Check each line of the data for "fmaxf" and select those that have it.

Data extracts START

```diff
-            const int row = (wid * 2 + j) * 16 + l15;
-#pragma unroll
-            for (int p = 0; p < 2; ++p) {
-                const float4 ba = *reinterpret_cast<const float4*>(s_b2 + 32 * p + 8 * g), bb = *reinterpret_cast<const float4*>(s_b2 + 32 * p + 8 * g + 4);
-                const float bias[8] = {ba.x, ba.y, ba.z, ba.w, bb.x, bb.y, bb.z, bb.w};
-                frag_t o;
-#pragma unroll
-                for (int e = 0; e < 8; ++e) o[e] = (TI)fmaxf((e < 4 ? acc[j][2 * p][e] : acc[j][2 * p + 1][e - 4]) + bias[e], 0.f);
-                *reinterpret_cast<frag_t*>(lds + BN_MID2 + BN_SW(row, 4 * p + g)) = o;
-            }
-        }
-    }
-    __syncthreads();
-    BN_STAMP(3);
-
-    const float* s_b3 = reinterpret_cast<const float*>(lds + BN_BIAS) + 128 + wid * 64;
-    float bias3[2][8];
-#pragma unroll
-    for (int p = 0; p < 2; ++p) {
-        const float4 ba = *reinterpret_cast<const float4*>(s_b3 + 32 * p + 8 * g), bb = *reinterpret_cast<const float4*>(s_b3 + 32 * p + 8 * g + 4);
-        bias3[p][0] = ba.x; bias3[p][1] = ba.y; bias3[p][2] = ba.z; bias3[p][3] = ba.w;
-        bias3[p][4] = bb.x; bias3[p][5] = bb.y; bias3[p][6] = bb.z; bias3[p][7] = bb.w;
-    }
-    frag_t aux[2][2][2];
-    unsigned ooff[2][2];
+                const int row = (wid * 2 + j) * 16 + l15;
+#pragma unroll
+                for (int p = 0; p < 2; ++p) {
+                    const float4 ba = *reinterpret_cast<const float4*>(s_b2 + 32 * p + 8 * g), bb = *reinterpret_cast<const float4*>(s_b2 + 32 * p + 8 * g + 4);
+                    const float bias[8] = {ba.x, ba.y, ba.z, ba.w, bb.x, bb.y, bb.z, bb.w};
+                    frag_t o;
+#pragma unroll
+                    for (int e = 0; e < 8; ++e) o[e] = (TI)fmaxf((e < 4 ? acc[j][2 * p][e] : acc[j][2 * p + 1][e - 4]) + bias[e], 0.f);
+                    *reinterpret_cast<frag_t*>(mid + BN_SW(row, 4 * p + g)) = o;
+                }
+            }
+        }
+        BN_BARRIER();
+        BN_STAMP(2);
+
+        {
+            const float* s_b3 = reinterpret_cast<const float*>(lds + BN_BIAS) + 128 + wid * 64;
+            frag_t aux[2][2][2];
+            unsigned ooff[2][2];
 #define BN_FETCH(buf, gi_)                                                                                                          \
     {                                                                                                                               \
         _Pragma("unroll") for (int j_ = 0; j_ < 2; ++j_) {                                                                          \
-            const int gy_ = y0 + 2 * (gi_) + j_, gx_ = x0 + l15;                                                                    \
-            const bool ok_ = gy_ < a.h && gx_ < a.w;                                                                                \
-            const long long pix_ = ((long long)img * a.h + gy_) * a.w + gx_;                                                        \
+            const int gy_ = cur.y0 + 2 * (gi_) + j_, gx_ = cur.x0 + l15;                                                            \
+            const bool ok_ = cur.ok && gy_ < a.h && gx_ < a.w;                                                                      \
+            const long long pix_ = ((long long)cur.img * a.h + gy_) * a.w + gx_;                                                    \
             ooff[buf][j_] = ok_ ? (unsigned)(pix_ * 256 * 2) : BN_OOB;                                                              \
             _Pragma("unroll") for (int q_ = 0; q_ < 2; ++q_) {                                                                      \
                 const unsigned off_ = !ok_ ? BN_OOB : PROJ ? (unsigned)(pix_ * CIN * 2 + (q_ * 32 + g * 8) * 2)                      \
@@ -269,76 +287,98 @@
             }                                                                                                                       \
         }                                                                                                                           \
     }
-    BN_FETCH(0, 0);
-#pragma unroll
-    for (int gi = 0; gi < 4; ++gi) {
-        const int cur = gi & 1;
-        if (gi + 1 < 4) { BN_FETCH((gi + 1) & 1, gi + 1); }
-        f32x4 acc[2][4];
-#pragma unroll
-        for (int j = 0; j < 2; ++j)
-#pragma unroll
-            for (int T = 0; T < 4; ++T) acc[j][T] = f32x4{0.f, 0.f, 0.f, 0.f};
-#pragma unroll
-        for (int j = 0; j < 2; ++j) {
-            const int row = (2 * gi + j) * 16 + l15;
-#pragma unroll
-            for (int k = 0; k < 2; ++k) {
-                const frag_t af = *reinterpret_cast<const frag_t*>(lds + BN_MID2 + BN_SW(row, k * 4 + g));
-#pragma unroll
-                for (int T = 0; T < 4; ++T) acc[j][T] = BnFrag<TI>::mfma(w3f[T][k], af, acc[j][T]);
-            }
-            if constexpr (PROJ) {
-#pragma unroll
-                for (int k = 0; k < 2; ++k)
-#pragma unroll
-                    for (int T = 0; T < 4; ++T) acc[j][T] = BnFrag<TI>::mfma(wscf[T][k], aux[cur][j][k], acc[j][T]);
-            }
-        }
-#pragma unroll
-        for (int j = 0; j < 2; ++j)
-#pragma unroll
-            for (int p = 0; p < 2; ++p) {
-                frag_t o;
-#pragma unroll
-                for (int e = 0; e < 8; ++e) {
-                    float v = (e < 4 ? acc[j][2 * p][e] : acc[j][2 * p + 1][e - 4]) + bias3[p][e];
-                    if constexpr (!PROJ) v += (float)aux[cur][j][p][e];
-                    o[e] = (TI)fmaxf(v, 0.f);
-                }
-                union { frag_t f; bnu32x4 u; } cv;
-                cv.f = o;
-                __builtin_amdgcn_raw_buffer_store_b128(cv.u, rs_y, ooff[cur][j] == BN_OOB ? BN_OOB : ooff[cur][j] + (unsigned)((wid * 64 + 32 * p + 8 * g) * 2), 0, 0);
-            }
-    }
-    BN_STAMP(4);
+            BN_FETCH(0, 0);
+#pragma unroll
+            for (int gi = 0; gi < 4; ++gi) {
+                const int cb = gi & 1;
+                if (gi + 1 < 4) { BN_FETCH((gi + 1) & 1, gi + 1); }
+                asm volatile("" ::: "memory");
+                float bias3[2][8];
+#pragma unroll
+                for (int p = 0; p < 2; ++p) {
+                    const float4 ba = *reinterpret_cast<const float4*>(s_b3 + 32 * p + 8 * g), bb = *reinterpret_cast<const float4*>(s_b3 + 32 * p + 8 * g + 4);
+                    bias3[p][0] = ba.x; bias3[p][1] = ba.y; bias3[p][2] = ba.z; bias3[p][3] = ba.w;
+                    bias3[p][4] = bb.x; bias3[p][5] = bb.y; bias3[p][6] = bb.z; bias3[p][7] = bb.w;
+                }
+                f32x4 acc[2][4];
+#pragma unroll
+                for (int j = 0; j < 2; ++j)
+#pragma unroll
+                    for (int T = 0; T < 4; ++T) acc[j][T] = f32x4{0.f, 0.f, 0.f, 0.f};
+#pragma unroll
+                for (int j = 0; j < 2; ++j) {
+                    const int row = (2 * gi + j) * 16 + l15;
+#pragma unroll
+                    for (int k = 0; k < 2; ++k) {
+                        const frag_t af = *reinterpret_cast<const frag_t*>(mid + BN_SW(row, k * 4 + g));
+#pragma unroll
+                        for (int T = 0; T < 4; ++T) acc[j][T] = BnFrag<TI>::mfma(w3f[T][k], af, acc[j][T]);
+                    }
+                    if constexpr (PROJ) {
+#pragma unroll
+                        for (int k = 0; k < 2; ++k)
+#pragma unroll
+                            for (int T = 0; T < 4; ++T) acc[j][T] = BnFrag<TI>::mfma(wscf[T][k], aux[cb][j][k], acc[j][T]);
+                    }
+                }
+#pragma unroll
+                for (int j = 0; j < 2; ++j)
+#pragma unroll
+                    for (int p = 0; p < 2; ++p) {
+                        frag_t o;
+#pragma unroll
+                        for (int e = 0; e < 8; ++e) {
+                            float v = (e < 4 ? acc[j][2 * p][e] : acc[j][2 * p + 1][e - 4]) + bias3[p][e];
+                            if constexpr (!PROJ) v += (float)aux[cb][j][p][e];
+                            o[e] = (TI)fmaxf(v, 0.f);
+                        }
+                        union { frag_t f; bnu32x4 u; } cv;
+                        cv.f = o;
+                        __builtin_amdgcn_raw_buffer_store_b128(cv.u, rs_y, ooff[cb][j] == BN_OOB ? BN_OOB : ooff[cb][j] + (unsigned)((wid * 64 + 32 * p + 8 * g) * 2), 0, 0);
+                    }
+            }
+        }
+        BN_STAMP(3);
+        BN_BARRIER();
 #ifdef BN_STAMPS
-    asm volatile("s_waitcnt vmcnt(0)" ::: "memory");
-    BN_STAMP(5);
+        asm volatile("s_waitcnt vmcnt(0)" ::: "memory");
+        BN_STAMP(4);
 #endif
+        cur = nxt;
+    }
+}
+
+static int bn_cu_count() {
+    static std::atomic<int> cus[64];
+    int dev = 0;
+    const bool known = hipGetDevice(&dev) == hipSuccess && dev >= 0 && dev < 64;
+    int c = known ? cus[dev].load(std::memory_order_relaxed) : 0;
+    if (c > 0) return c;
+    if (hipDeviceGetAttribute(&c, hipDeviceAttributeMultiprocessorCount, known ? dev : 0) != hipSuccess || c < 1) return 0;
+    if (known) cus[dev].store(c, std::memory_order_relaxed);
+    return c;
 }
 
 template <class TI>
-static osr_status bottleneck_launch(const osr_bottleneck_params* p, BnArgs& a, hipStream_t st) {
-    const unsigned grid = (unsigned)(a.n * a.tiles_y * a.tiles_x);
+static osr_status bottleneck_launch(const osr_bottleneck_params* p, BnArgs& a, unsigned grid, hipStream_t st) {
     if (p->has_proj) {
         static osr_dev_mask m{0};
         osr_once_per_device(m, [] { (void)hipFuncSetAttribute(reinterpret_cast<const void*>(bottleneck64_kernel<TI, 64, 1>), hipFuncAttributeMaxDynamicSharedMemorySize, BN_LDS); });
-        hipLaunchKernelGGL((bottleneck64_kernel<TI, 64, 1>), dim3(grid), dim3(256), BN_LDS, st, a);
+        hipLaunchKernelGGL((bottleneck64_kernel<TI, 64, 1>), dim3(grid), dim3(512), BN_LDS, st, a);
     } else {
         static osr_dev_mask m{0};
         osr_once_per_device(m, [] { (void)hipFuncSetAttribute(reinterpret_cast<const void*>(bottleneck64_kernel<TI, 256, 0>), hipFuncAttributeMaxDynamicSharedMemorySize, BN_LDS); });
-        hipLaunchKernelGGL((bottleneck64_kernel<TI, 256, 0>), dim3(grid), dim3(256), BN_LDS, st, a);
+        hipLaunchKernelGGL((bottleneck64_kernel<TI, 256, 0>), dim3(grid), dim3(512), BN_LDS, st, a);
     }
     OSR_CHECK_LAUNCH("osr_bottleneck_fwd");
     return OSR_OK;
 }
 
-extern "C" osr_status osr_bottleneck_fwd(const osr_bottleneck_params* p, const void* in, const void* w1, const float* b1, const void* w2,
-                                         const float* b2, const void* w3, const float* b3, const void* wsc, const float* bsc, void* out,
-                                         void* stream) {
+extern "C" osr_status osr_bottleneck_fwd_ex(const osr_bottleneck_params* p, const void* in, const void* w1, const float* b1, const void* w2,
+                                            const float* b2, const void* w3, const float* b3, const void* wsc, const float* bsc, void* out,
+                                            int32_t max_workgroups, void* stream) {
     OSR_REQUIRE(p && in && w1 && b1 && w2 && b2 && w3 && b3 && out, OSR_ERR_INVALID_ARG, "osr_bottleneck_fwd: null pointer");
-    OSR_REQUIRE(p->n >= 1 && p->h >= 1 && p->w >= 1, OSR_ERR_INVALID_ARG, "osr_bottleneck_fwd: bad geometry");
+    OSR_REQUIRE(p->n >= 1 && p->h >= 1 && p->w >= 1 && max_workgroups >= 0, OSR_ERR_INVALID_ARG, "osr_bottleneck_fwd: bad geometry");
     OSR_REQUIRE(p->dtype == OSR_F16 || p->dtype == OSR_BF16, OSR_ERR_UNSUPPORTED, "osr_bottleneck_fwd: dtype must be f16/bf16");
     OSR_REQUIRE(p->cmid == 64 && p->cout == 256 && ((p->has_proj && p->cin == 64) || (!p->has_proj && p->cin == 256)), OSR_ERR_UNSUPPORTED,
                 "osr_bottleneck_fwd: only the res2 shapes are fused (cmid 64, cout 256; cin 64 with a projection or cin 256 without): run "
@@ -359,7 +399,19 @@
 #endif
     a.x_bytes = (unsigned)xb; a.y_bytes = (unsigned)yb;
     a.w1_bytes = (unsigned)(64 * p->cin * 2); a.w2_bytes = 64 * 9 * 64 * 2; a.w3_bytes = 256 * 64 * 2; a.wsc_bytes = (unsigned)(256 * p->cin * 2);
-    OSR_REQUIRE((long long)a.n * a.tiles_y * a.tiles_x < (1ll << 31), OSR_ERR_UNSUPPORTED, "osr_bottleneck_fwd: too many tiles");
+    OSR_REQUIRE((long long)a.n * a.tiles_y * a.tiles_x < (1ll << 30), OSR_ERR_UNSUPPORTED, "osr_bottleneck_fwd: too many tiles");
+    a.ntiles = a.n * a.tiles_y * a.tiles_x;
+    a.npairs = (a.ntiles + 1) / 2;
+    int nwg = bn_cu_count();
+    OSR_REQUIRE(nwg >= 1, OSR_ERR_LAUNCH, "osr_bottleneck_fwd: cannot query the device's compute-unit count");
+    if (max_workgroups > 0 && max_workgroups < nwg) nwg = max_workgroups;
+    if (a.npairs < nwg) nwg = a.npairs;
     hipStream_t st = (hipStream_t)stream;
-    return p->dtype == OSR_F16 ? bottleneck_launch<f16_t>(p, a, st) : bottleneck_launch<bf16_t>(p, a, st);
-}
+    return p->dtype == OSR_F16 ? bottleneck_launch<f16_t>(p, a, (unsigned)nwg, st) : bottleneck_launch<bf16_t>(p, a, (unsigned)nwg, st);
+}
+
+extern "C" osr_status osr_bottleneck_fwd(const osr_bottleneck_params* p, const void* in, const void* w1, const float* b1, const void* w2,
+                                         const float* b2, const void* w3, const float* b3, const void* wsc, const float* bsc, void* out,
+                                         void* stream) {
+    return osr_bottleneck_fwd_ex(p, in, w1, b1, w2, b2, w3, b3, wsc, bsc, out, 0, stream);
+}
diff --git a/openset-rcnn_amd/host/_lib.py b/openset-rcnn_amd/host/_lib.py
--- a/openset-rcnn_amd/host/_lib.py
+++ b/openset-rcnn_amd/host/_lib.py
@@ -116,6 +116,7 @@
     "osr_conv2d_chain_fwd": (I32, [C.POINTER(ConvParams), P, P, P, P, P, I32, P, P, P]),
     "osr_conv2d_chain_fwd_ex": (I32, [C.POINTER(ConvParams), P, P, P, P, P, I32, P, P, P, P]),
     "osr_bottleneck_fwd": (I32, [C.POINTER(BottleneckParams), P, P, P, P, P, P, P, P, P, P, P]),
+    "osr_bottleneck_fwd_ex": (I32, [C.POINTER(BottleneckParams), P, P, P, P, P, P, P, P, P, P, I32, P]),
     "osr_resize_tmp_bytes": (I64, [I32, I32]),
     "osr_resize_bilinear_u8": (I32, [P, I32, I32, I64, P, P, I32, P, P, I32, I32, I32, I32, I32, P, I64, P, P]),
     "osr_resize_bilinear_u8_planar": (I32, [P, I32, I32, I32, P, P, I32, P, P, I32, I32, I32, I32, I32, I32, P, I64, P, P]),
diff --git a/openset-rcnn_amd/host/ops.py b/openset-rcnn_amd/host/ops.py
--- a/openset-rcnn_amd/host/ops.py
+++ b/openset-rcnn_amd/host/ops.py
@@ -419,7 +419,7 @@
     return (out, mid) if keep_mid else out
 
 
-def bottleneck(x: torch.Tensor, w1, b1, w2, b2, w3, b3, wsc=None, bsc=None) -> Optional[torch.Tensor]:
+def bottleneck(x: torch.Tensor, w1, b1, w2, b2, w3, b3, wsc=None, bsc=None, max_workgroups: int = 0) -> Optional[torch.Tensor]:
     lib = _lib.load()
     _need(x, name="x")
     if x.dtype not in (torch.float16, torch.bfloat16):
@@ -440,7 +440,8 @@
         if tuple(wsc.shape) != (cout, 1, 1, cin):
             raise OsrError("bottleneck: projection weight shape")
     out = torch.empty((n, h, w, cout), dtype=x.dtype, device=x.device)
-    st = lib.osr_bottleneck_fwd(C.byref(p), _p(x), _p(w1), _p(b1), _p(w2), _p(b2), _p(w3), _p(b3), _p(wsc), _p(bsc), _p(out), _stream())
+    st = lib.osr_bottleneck_fwd_ex(C.byref(p), _p(x), _p(w1), _p(b1), _p(w2), _p(b2), _p(w3), _p(b3), _p(wsc), _p(bsc), _p(out),
+                                   int(max_workgroups), _stream())
     if st == _lib.ERR_UNSUPPORTED:
         return None
     check(st, "osr_bottleneck_fwd")
```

Data extracts END

Answer box.
-                for (int e = 0; e < 8; ++e) o[e] = (TI)fmaxf((e < 4 ? acc[j][2 * p][e] : acc[j][2 * p + 1][e - 4]) + bias[e], 0.f);
+                    for (int e = 0; e < 8; ++e) o[e] = (TI)fmaxf((e < 4 ? acc[j][2 * p][e] : acc[j][2 * p + 1][e - 4]) + bias[e], 0.f);
-                    o[e] = (TI)fmaxf(v, 0.f);
+                            o[e] = (TI)fmaxf(v, 0.f);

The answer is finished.